## Assignment
Repeat exactly the lines from the start of the records below through the line that contains "constexpr int B_PIECES", including both.

## Excerpted records

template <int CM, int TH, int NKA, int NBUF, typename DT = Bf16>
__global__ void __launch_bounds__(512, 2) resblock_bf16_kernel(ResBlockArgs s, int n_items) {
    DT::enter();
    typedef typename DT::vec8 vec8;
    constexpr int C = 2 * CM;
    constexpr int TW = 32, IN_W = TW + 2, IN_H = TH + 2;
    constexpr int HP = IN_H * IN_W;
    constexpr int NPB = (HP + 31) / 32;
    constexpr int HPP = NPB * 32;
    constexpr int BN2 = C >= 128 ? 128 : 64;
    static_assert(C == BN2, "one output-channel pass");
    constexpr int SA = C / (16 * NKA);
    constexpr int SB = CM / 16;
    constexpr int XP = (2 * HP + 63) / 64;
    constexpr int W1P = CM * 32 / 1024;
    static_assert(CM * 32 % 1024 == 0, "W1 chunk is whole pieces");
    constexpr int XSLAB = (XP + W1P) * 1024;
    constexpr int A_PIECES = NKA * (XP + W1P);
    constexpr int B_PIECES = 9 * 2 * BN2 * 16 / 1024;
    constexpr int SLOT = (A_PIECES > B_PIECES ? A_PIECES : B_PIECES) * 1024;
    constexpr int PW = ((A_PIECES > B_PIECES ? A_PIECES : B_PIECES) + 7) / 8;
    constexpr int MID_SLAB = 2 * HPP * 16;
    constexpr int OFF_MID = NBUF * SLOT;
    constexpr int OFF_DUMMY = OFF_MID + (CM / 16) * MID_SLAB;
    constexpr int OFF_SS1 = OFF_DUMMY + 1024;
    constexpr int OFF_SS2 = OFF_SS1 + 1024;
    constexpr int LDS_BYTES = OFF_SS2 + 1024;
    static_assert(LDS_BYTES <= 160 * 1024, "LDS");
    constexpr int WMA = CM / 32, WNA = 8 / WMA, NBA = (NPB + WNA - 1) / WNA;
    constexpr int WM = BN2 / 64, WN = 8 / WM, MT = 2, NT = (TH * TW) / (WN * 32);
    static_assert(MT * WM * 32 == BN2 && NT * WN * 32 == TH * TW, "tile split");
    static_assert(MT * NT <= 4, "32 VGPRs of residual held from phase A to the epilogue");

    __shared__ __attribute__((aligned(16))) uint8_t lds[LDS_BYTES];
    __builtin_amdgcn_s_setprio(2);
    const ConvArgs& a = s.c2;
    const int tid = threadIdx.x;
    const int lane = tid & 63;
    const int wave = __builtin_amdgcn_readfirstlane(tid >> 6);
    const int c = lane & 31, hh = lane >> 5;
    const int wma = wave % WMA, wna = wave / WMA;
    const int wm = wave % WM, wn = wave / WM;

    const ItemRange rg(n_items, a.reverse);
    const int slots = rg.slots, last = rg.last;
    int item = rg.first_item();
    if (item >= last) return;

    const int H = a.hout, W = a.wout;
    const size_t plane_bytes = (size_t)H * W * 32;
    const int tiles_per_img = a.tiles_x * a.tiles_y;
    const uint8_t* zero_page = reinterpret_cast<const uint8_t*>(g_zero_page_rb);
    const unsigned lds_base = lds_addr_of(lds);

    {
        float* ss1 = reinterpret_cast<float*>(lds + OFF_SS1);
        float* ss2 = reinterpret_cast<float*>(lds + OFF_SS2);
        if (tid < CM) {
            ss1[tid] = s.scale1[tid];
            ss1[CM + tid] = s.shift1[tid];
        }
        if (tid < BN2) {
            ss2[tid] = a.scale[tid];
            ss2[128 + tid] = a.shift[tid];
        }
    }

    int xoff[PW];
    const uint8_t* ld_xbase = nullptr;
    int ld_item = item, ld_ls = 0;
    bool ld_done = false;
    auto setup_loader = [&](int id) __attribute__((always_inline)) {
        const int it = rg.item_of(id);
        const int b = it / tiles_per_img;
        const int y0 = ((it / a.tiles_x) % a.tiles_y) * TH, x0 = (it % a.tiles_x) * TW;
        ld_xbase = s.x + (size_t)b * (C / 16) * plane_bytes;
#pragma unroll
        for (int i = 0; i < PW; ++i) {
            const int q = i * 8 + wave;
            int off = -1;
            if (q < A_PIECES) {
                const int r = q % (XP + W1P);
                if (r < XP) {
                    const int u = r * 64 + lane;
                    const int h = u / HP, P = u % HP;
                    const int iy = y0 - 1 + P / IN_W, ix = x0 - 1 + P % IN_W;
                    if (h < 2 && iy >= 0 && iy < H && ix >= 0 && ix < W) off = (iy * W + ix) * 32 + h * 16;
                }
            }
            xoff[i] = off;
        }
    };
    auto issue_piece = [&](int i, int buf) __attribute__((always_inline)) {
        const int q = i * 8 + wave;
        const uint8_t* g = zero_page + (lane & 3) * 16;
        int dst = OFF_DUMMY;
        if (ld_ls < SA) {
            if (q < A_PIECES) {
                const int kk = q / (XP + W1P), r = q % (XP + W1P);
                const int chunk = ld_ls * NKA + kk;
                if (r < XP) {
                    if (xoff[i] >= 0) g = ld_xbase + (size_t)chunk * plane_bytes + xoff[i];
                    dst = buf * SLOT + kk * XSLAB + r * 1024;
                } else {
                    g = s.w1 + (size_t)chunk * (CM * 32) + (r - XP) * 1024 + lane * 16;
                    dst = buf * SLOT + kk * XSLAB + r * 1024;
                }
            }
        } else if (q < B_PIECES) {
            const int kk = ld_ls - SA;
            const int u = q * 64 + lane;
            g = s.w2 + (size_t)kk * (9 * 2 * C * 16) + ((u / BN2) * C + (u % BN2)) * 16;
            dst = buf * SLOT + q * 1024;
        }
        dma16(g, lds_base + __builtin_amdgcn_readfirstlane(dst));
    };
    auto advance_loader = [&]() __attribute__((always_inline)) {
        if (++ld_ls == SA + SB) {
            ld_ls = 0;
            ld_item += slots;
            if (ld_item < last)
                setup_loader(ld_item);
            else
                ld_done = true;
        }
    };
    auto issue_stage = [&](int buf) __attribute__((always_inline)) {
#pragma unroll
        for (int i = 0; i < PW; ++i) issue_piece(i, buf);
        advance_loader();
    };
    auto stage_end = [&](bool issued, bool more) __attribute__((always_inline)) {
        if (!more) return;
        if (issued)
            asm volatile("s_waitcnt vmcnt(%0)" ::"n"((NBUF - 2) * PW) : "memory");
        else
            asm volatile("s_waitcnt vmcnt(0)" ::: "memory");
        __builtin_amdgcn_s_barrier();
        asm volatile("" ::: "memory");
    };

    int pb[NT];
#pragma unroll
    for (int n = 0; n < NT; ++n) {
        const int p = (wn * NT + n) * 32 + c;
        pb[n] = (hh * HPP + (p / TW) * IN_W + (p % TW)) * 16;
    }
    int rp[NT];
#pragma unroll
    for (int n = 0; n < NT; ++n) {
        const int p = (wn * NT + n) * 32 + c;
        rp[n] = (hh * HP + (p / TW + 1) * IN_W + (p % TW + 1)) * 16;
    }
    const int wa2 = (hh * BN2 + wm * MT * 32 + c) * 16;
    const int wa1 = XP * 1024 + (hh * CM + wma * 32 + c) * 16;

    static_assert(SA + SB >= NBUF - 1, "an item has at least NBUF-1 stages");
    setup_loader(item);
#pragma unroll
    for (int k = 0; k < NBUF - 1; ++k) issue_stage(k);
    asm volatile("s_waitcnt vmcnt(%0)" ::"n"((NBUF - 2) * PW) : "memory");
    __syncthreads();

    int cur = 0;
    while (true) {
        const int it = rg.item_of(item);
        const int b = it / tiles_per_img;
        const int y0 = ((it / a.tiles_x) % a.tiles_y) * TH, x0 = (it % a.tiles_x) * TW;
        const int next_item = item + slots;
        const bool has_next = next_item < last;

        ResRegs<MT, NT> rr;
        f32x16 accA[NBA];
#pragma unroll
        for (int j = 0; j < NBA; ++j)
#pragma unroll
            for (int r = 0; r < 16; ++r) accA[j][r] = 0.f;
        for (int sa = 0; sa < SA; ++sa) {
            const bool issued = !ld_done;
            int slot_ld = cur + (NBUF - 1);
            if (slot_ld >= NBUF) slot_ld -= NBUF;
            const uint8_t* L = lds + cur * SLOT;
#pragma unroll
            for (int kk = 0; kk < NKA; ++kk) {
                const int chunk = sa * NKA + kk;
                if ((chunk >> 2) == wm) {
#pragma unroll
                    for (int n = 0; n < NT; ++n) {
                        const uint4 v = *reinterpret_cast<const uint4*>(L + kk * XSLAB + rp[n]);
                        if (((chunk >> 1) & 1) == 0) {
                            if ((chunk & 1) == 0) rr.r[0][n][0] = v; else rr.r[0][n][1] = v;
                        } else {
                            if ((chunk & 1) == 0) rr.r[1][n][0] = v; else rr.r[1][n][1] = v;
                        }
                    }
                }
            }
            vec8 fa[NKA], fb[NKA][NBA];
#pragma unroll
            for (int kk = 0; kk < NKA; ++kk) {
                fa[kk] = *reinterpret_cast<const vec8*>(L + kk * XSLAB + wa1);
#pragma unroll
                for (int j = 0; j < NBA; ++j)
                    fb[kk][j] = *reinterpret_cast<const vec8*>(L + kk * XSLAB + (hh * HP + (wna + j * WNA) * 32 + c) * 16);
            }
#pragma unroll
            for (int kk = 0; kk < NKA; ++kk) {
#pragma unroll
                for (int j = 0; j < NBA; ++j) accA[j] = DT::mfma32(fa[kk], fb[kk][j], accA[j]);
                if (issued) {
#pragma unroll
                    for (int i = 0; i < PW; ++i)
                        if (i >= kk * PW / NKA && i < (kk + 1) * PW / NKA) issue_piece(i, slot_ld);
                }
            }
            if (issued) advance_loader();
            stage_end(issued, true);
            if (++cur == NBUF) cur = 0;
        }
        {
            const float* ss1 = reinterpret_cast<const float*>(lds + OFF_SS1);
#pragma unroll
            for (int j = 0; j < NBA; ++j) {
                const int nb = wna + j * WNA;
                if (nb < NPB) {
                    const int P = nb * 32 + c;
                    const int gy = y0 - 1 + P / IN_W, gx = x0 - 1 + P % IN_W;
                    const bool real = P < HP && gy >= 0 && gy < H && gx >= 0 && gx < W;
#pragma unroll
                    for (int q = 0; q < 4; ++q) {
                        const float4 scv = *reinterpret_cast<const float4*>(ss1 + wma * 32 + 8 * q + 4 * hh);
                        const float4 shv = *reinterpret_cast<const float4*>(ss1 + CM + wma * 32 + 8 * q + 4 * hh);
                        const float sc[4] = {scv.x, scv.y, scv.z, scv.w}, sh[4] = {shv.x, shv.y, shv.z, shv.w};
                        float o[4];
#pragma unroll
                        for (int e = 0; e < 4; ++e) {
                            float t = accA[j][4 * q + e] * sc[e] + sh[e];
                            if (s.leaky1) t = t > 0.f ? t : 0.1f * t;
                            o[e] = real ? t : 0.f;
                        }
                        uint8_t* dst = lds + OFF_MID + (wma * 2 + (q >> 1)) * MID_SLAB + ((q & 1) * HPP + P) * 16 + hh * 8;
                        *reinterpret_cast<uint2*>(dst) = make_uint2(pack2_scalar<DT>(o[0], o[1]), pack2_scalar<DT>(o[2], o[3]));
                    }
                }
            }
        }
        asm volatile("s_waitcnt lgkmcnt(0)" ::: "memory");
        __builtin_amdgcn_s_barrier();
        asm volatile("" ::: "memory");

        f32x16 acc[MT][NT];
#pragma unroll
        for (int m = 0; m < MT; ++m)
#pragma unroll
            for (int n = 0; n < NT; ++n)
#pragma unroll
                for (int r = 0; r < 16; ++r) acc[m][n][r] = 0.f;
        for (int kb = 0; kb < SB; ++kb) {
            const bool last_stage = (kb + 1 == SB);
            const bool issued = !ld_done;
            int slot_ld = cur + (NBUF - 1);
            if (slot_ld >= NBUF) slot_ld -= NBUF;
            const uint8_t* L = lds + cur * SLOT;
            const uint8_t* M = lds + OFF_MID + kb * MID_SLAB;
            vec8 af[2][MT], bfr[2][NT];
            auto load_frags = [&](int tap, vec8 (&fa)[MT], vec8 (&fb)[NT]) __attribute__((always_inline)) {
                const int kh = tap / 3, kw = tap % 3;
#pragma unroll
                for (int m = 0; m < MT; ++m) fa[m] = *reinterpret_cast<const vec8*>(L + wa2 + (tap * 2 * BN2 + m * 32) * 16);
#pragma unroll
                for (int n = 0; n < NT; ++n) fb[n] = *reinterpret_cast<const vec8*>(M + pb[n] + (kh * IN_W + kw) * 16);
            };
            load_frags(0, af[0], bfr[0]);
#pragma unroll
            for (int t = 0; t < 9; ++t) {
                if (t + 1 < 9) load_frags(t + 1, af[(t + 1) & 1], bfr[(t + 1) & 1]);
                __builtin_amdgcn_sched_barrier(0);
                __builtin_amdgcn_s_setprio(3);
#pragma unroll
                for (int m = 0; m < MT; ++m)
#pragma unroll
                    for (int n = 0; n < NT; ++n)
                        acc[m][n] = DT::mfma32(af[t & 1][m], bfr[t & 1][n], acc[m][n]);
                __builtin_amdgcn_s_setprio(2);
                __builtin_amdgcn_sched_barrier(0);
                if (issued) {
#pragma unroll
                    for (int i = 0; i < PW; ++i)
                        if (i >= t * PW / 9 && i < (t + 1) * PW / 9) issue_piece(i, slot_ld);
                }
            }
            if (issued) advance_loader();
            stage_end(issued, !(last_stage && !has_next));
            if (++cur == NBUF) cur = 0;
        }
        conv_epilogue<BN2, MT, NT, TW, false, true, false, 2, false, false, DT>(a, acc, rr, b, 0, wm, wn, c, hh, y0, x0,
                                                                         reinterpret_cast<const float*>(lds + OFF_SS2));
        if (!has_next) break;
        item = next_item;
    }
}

## Exercise response
template <int CM, int TH, int NKA, int NBUF, typename DT = Bf16>
__global__ void __launch_bounds__(512, 2) resblock_bf16_kernel(ResBlockArgs s, int n_items) {
    DT::enter();
    typedef typename DT::vec8 vec8;
    constexpr int C = 2 * CM;
    constexpr int TW = 32, IN_W = TW + 2, IN_H = TH + 2;
    constexpr int HP = IN_H * IN_W;
    constexpr int NPB = (HP + 31) / 32;
    constexpr int HPP = NPB * 32;
    constexpr int BN2 = C >= 128 ? 128 : 64;
    static_assert(C == BN2, "one output-channel pass");
    constexpr int SA = C / (16 * NKA);
    constexpr int SB = CM / 16;
    constexpr int XP = (2 * HP + 63) / 64;
    constexpr int W1P = CM * 32 / 1024;
    static_assert(CM * 32 % 1024 == 0, "W1 chunk is whole pieces");
    constexpr int XSLAB = (XP + W1P) * 1024;
    constexpr int A_PIECES = NKA * (XP + W1P);
    constexpr int B_PIECES = 9 * 2 * BN2 * 16 / 1024;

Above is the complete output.